By adopting the technical scheme, the magnetic rod assembly can accelerate the movement of the solution, so that the cracking speed of nucleic acid can be accelerated on one hand, and the magnetic beads and the solution can be promoted to be fully mixed and stirred on the other hand, and the adhesion and bonding effects of the magnetic beads are improved; meanwhile, the magnetic rod assembly can adsorb the magnetic beads to the greatest extent, so that the magnetic beads and adhesion substances thereof can be transferred to the adjacent chamber to the greatest extent, and the extraction purity of nucleic acid is improved.

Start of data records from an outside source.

# XiYe20/VPTR

Hardware: AMD Instinct MI355X
Metric: predicted frames/sec (train step) NAR KTH 10->10 @64x64 (higher is better)
Workload: dtype bf16x3 (split-bf16 MFMA, fp32 accumulate/storage); 1 GPU; K64: KTH 64x64x1 10->10, VPTREnc/Dec(528, Tanh, reflect) + VPTRFormerNAR(4 enc + 8 dec, d=528, 8 heads, ws 4, dropout 0.10), single_iter of train_NAR.py, random-init weights; per_gpu_batch=16, global_batch=16, frames_per_clip=10, parallelism=dp1, launch=hipGraph, dec_weight_grads=True, frozen_encoder_convs=winograd F(4x4,3x3), 36 strided-batch P16 products per convolution

## Files before the change

vptr_amd/_lib.py:

```python
import ctypes
import os

import torch

_HERE = os.path.dirname(os.path.abspath(__file__))
LIB_PATH = os.environ.get("VPTR_HIP_LIB") or os.path.join(_HERE, "libvptr_hip.so")

c_void_p, c_int, c_float, c_int64, c_uint32 = ctypes.c_void_p, ctypes.c_int, ctypes.c_float, ctypes.c_int64, ctypes.c_uint32


class GemmDesc(ctypes.Structure):
    _fields_ = [
        ("A", c_void_p), ("B", c_void_p), ("D", c_void_p), ("Dpre", c_void_p),
        ("lda", c_int64), ("ldb", c_int64), ("ldd", c_int64),
        ("M", c_int), ("N", c_int), ("K", c_int),
        ("a_mode", c_int), ("b_mode", c_int),
        ("precision", c_int), ("split_k", c_int), ("atomic", c_int),
        ("colscale", c_void_p), ("bias", c_void_p),
        ("alpha", c_float), ("act", c_int),
        ("rowscale", c_void_p), ("rs_div", c_int), ("rs_mod", c_int),
        ("dropout_p", c_float), ("seed_dev", c_void_p), ("site", c_uint32),
        ("residual", c_void_p), ("ldr", c_int64),
        ("act_after", c_int),
        ("conv_IH", c_int), ("conv_IW", c_int), ("conv_Cin", c_int), ("conv_OH", c_int), ("conv_OW", c_int),
        ("conv_KH", c_int), ("conv_KW", c_int), ("conv_stride", c_int), ("conv_pad", c_int), ("conv_pad_mode", c_int),
        ("conv_transposed", c_int),
        ("a_rowsum", c_void_p),
        ("batch", c_int), ("ksegs", c_int),
        ("A_x1", c_void_p), ("A_x2", c_void_p), ("B_x1", c_void_p), ("B_x2", c_void_p), ("D_x1", c_void_p), ("D_x2", c_void_p),
        ("bias_x1", c_void_p), ("bias_x2", c_void_p), ("alpha_x1", c_float), ("alpha_x2", c_float),
        ("D_planes", c_void_p),
        ("d_p16", c_int),
        ("act_grad_src", c_void_p),
        ("frame_stats", c_void_p), ("frame_rows", c_int),
        ("d_transposed", c_int),
        ("d_row_w", c_int), ("d_row_off", c_int),
        ("batch_accum", c_int),
        ("batch_stride_a", c_int64), ("batch_stride_b", c_int64), ("batch_stride_d", c_int64),
    ]


class ReduceEntry(ctypes.Structure):
    _fields_ = [("part", c_void_p), ("dst0", c_void_p), ("dst1", c_void_p), ("nparts", c_int), ("C", c_int)]


class WPlaneEntry(ctypes.Structure):
    _fields_ = [("W", c_void_p), ("Wp", c_void_p), ("WT", c_void_p), ("ldw", c_int64), ("N", c_int), ("K", c_int)]


P, I, F, L, U = c_void_p, c_int, c_float, c_int64, c_uint32
SIGNATURES = {
    "vptr_gemm": [ctypes.POINTER(GemmDesc), P],
    "vptr_gemm_tile_cols": [I],
    "vptr_split_planes": [P, P, L, I, P],
    "vptr_wino_in": [P, P, I, I, I, I, L, I, P],
    "vptr_wino_out": [P, P, P, P, P, I, I, I, I, L, I, I, P],
    "vptr_wino_out_in": [P, P, P, P, P, P, I, I, I, I, L, I, I, I, P],
    "vptr_to_p16": [P, P, L, I, P],
    "vptr_weight_planes": [P, P, I, I, P],
    "vptr_gemm_grouped": [ctypes.POINTER(GemmDesc), P, P, I, I, P],
    "vptr_layernorm_fwd": [P, P, P, P, P, P, I, I, P, P, I, I, F, I, P],
    "vptr_layernorm_bwd": [P, P, P, P, P, P, P, P, P, I, I, P, P],
    "vptr_layernorm_bwd_deferred": [P, P, P, P, P, P, P, I, I, P, P, P],
    "vptr_layernorm_bwd_partials": [I, I],
    "vptr_partial_reduce": [P, I, I, I, P],
    "vptr_rowmod_sum": [P, P, I, I, I, I, P],
    "vptr_colsum": [P, P, I, I, P],
    "vptr_window_copy": [P, P, I, I, I, I, I, I, I, I, P],
    "vptr_add_rowtab": [P, P, P, I, I, I, I, P],
    "vptr_winattn_fwd": [P, P, P, P, P, P, I, I, I, I, I, I, F, P, U, I, P],
    "vptr_winattn_bwd": [P, P, P, P, P, P, P, P, P, P, I, I, I, I, I, I, F, P, U, F, I, P],
    "vptr_winattn_bwd_ws": [P, P, P, P, P, P, P, P, P, P, I, I, I, I, I, I, F, P, U, F, I, P, I, P],
    "vptr_winattn_bwd_workspace": [I],
    "vptr_tattn_fwd": [P, P, P, P, I, I, I, I, I, I, I, F, P, U, I, P],
    "vptr_tattn_bwd": [P, P, P, P, P, P, P, I, I, I, I, I, I, I, F, P, U, F, I, P],
    "vptr_attn_route": [I, I, I, I, I, I, I, L, I, I, P, I],
    "vptr_tattn_step": [P, P, P, P, I, I, I, I, I, I, P],
    "vptr_tsattn_fwd": [P, P, P, P, I, I, I, I, I, I, I, I, F, P, U, I, P],
    "vptr_tsattn_bwd": [P, P, P, P, P, P, P, I, I, I, I, I, I, I, I, F, P, U, I, P],
    "vptr_colstats": [P, P, P, P, F, P, I, I, P],
    "vptr_colstats_running": [P, P, P, P, F, P, I, I, P, P, F, P, P],
    "vptr_groupstats": [P, P, P, P, F, I, I, P],
    "vptr_norm_act_fwd": [P, P, P, P, P, P, I, I, I, I, I, F, P, U, P, I, I, P, I, P, F, P],
    "vptr_norm_act_bwd": [P, P, P, P, P, P, P, P, P, P, I, I, I, I, I, I, F, P, U, P, I, I, I, P],
    "vptr_norm_act_bwd_deferred": [P, P, P, P, P, P, P, P, I, I, I, I, I, F, P, U, P, I, I, I, P, P],
    "vptr_norm_act_bwd_partials": [I, I, I, I],
    "vptr_dwconv3x3_fwd": [P, P, P, P, I, I, I, I, P, P],
    "vptr_dwconv3x3_bwd": [P, P, P, P, P, P, I, I, I, I, P],
    "vptr_dwconv3x3_norm_fwd": [P, P, P, P, F, I, P, P, P, P, P, P, I, I, I, I, P, P],
    "vptr_dwconv3x3_bwd_xh": [P, P, P, P, P, P, I, I, I, I, P],
    "vptr_nchw_to_tokens": [P, P, I, I, I, P],
    "vptr_tokens_to_nchw": [P, P, I, I, I, I, P],
    "vptr_nchw_to_tokens_masked": [P, P, P, I, I, I, P],
    "vptr_act_bwd": [P, P, P, I, I, I, F, P, I, I, F, P, U, I, P],
    "vptr_dropout": [P, P, L, F, P, U, P],
    "vptr_rowscale": [P, P, P, I, I, I, I, P],
    "vptr_conv7_in_fwd": [P, P, P, P, P, I, I, I, I, I, P],
    "vptr_conv7_in_fwd_planes": [P, P, P, P, P, I, I, I, I, I, P],
    "vptr_conv7_out_fwd": [P, P, P, P, I, I, I, I, I, I, P],
    "vptr_conv7_out_bwd_data": [P, P, P, P, I, I, I, I, I, I, P],
    "vptr_conv7_out_bwd_weight": [P, P, P, P, P, I, I, I, I, I, I, P],
    "vptr_conv7_out_bwd_weight_ws": [P, P, P, P, P, I, I, I, I, I, I, P, I, P],
    "vptr_conv7_out_bwd_weight_workspace": [I, I],
    "vptr_bnrelu_bwd": [P, P, P, P, L, I, P],
    "vptr_bnrelu_bwd_params": [P, P, P, P, P, P, L, I, P],
    "vptr_bnrelu_bwd_fused": [P, P, P, P, P, P, P, P, L, I, P],
    "vptr_im2col_nhwc": [P, P, I, I, I, I, I, I, I, I, I, I, I, P],
    "vptr_im2col_nhwc_p16": [P, P, I, I, I, I, I, I, I, I, I, I, I, P],
    "vptr_reflect_fold": [P, P, I, I, I, I, I, P],
    "vptr_conv7_in_bwd_weight": [P, P, P, I, I, I, I, I, P],
    "vptr_mse_gdl_fwd": [P, P, P, P, P, I, I, I, P],
    "vptr_mse_gdl_bwd": [P, P, P, P, P, I, I, I, P],
    "vptr_nce_fwd": [P, P, P, P, I, I, I, F, P],
    "vptr_nce_bwd": [P, P, P, P, P, P, I, I, I, F, P],
    "vptr_frame_metrics": [P, P, P, P, P, P, I, I, I, I, I, F, P],
    "vptr_frame_metrics_accumulate": [P, P, I, I, P],
    "vptr_clip_ingest": [P, P, P, P, P, P, P, P, P, I, I, I, I, I, I, I, I, I, I, I, I, I, I, P],
    "vptr_clip_panels": [P, P, P, P, P, P, P, P, I, I, I, I, I, I, I, I, I, P],
    "vptr_droppath_scales": [P, P, I, I, P, U, P],
    "vptr_sumsq": [P, L, P, P],
    "vptr_sumsq_ws": [P, L, P, P, I, P],
    "vptr_set_deterministic": [I],
    "vptr_get_deterministic": [],
    "vptr_wgrad_sync_stats": [P, P],
    "vptr_wgrad_kernel_counts": [P, I],
    "vptr_adamw": [P, P, P, P, L, F, F, F, F, F, P, P, F, F, P],
}
EXPORTS = sorted(list(SIGNATURES) + ["vptr_abi_version", "vptr_last_error"])
EXT_SIGNATURES = {
    "vptr_meters_add": [P, I, P, F, P],
}
OPTIM_SIGNATURES = {
    "vptr_optim_prepare": [P, P, P, P, P],
    "vptr_adamw_ctl": [P, P, P, P, L, P, P],
}
CONVFFN_SIGNATURES = {
    "vptr_norm_act_bwd_sums": [P, P, P, P, P, P, P, P, P, I, I, I, I, F, P, U, P, P],
    "vptr_dwconv3x3_norm_bwd": [P, P, P, P, P, P, P, I, F, P, U, P, P, P, P, P, I, I, I, I, I, P],
}
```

In summary, the present application includes at least one of the following beneficial technical effects:

1. the magnetic rod assembly can accelerate the movement of the solution, so that the cracking speed of nucleic acid can be accelerated, and the magnetic beads and the solution can be fully mixed and stirred, so that the adhesion and bonding effects of the magnetic beads are improved; meanwhile, the magnetic rod assembly can adsorb the magnetic beads to the greatest extent, so that the magnetic beads and adhesion substances thereof can be transferred to the adjacent chamber to the greatest extent, and the extraction purity of nucleic acid is improved.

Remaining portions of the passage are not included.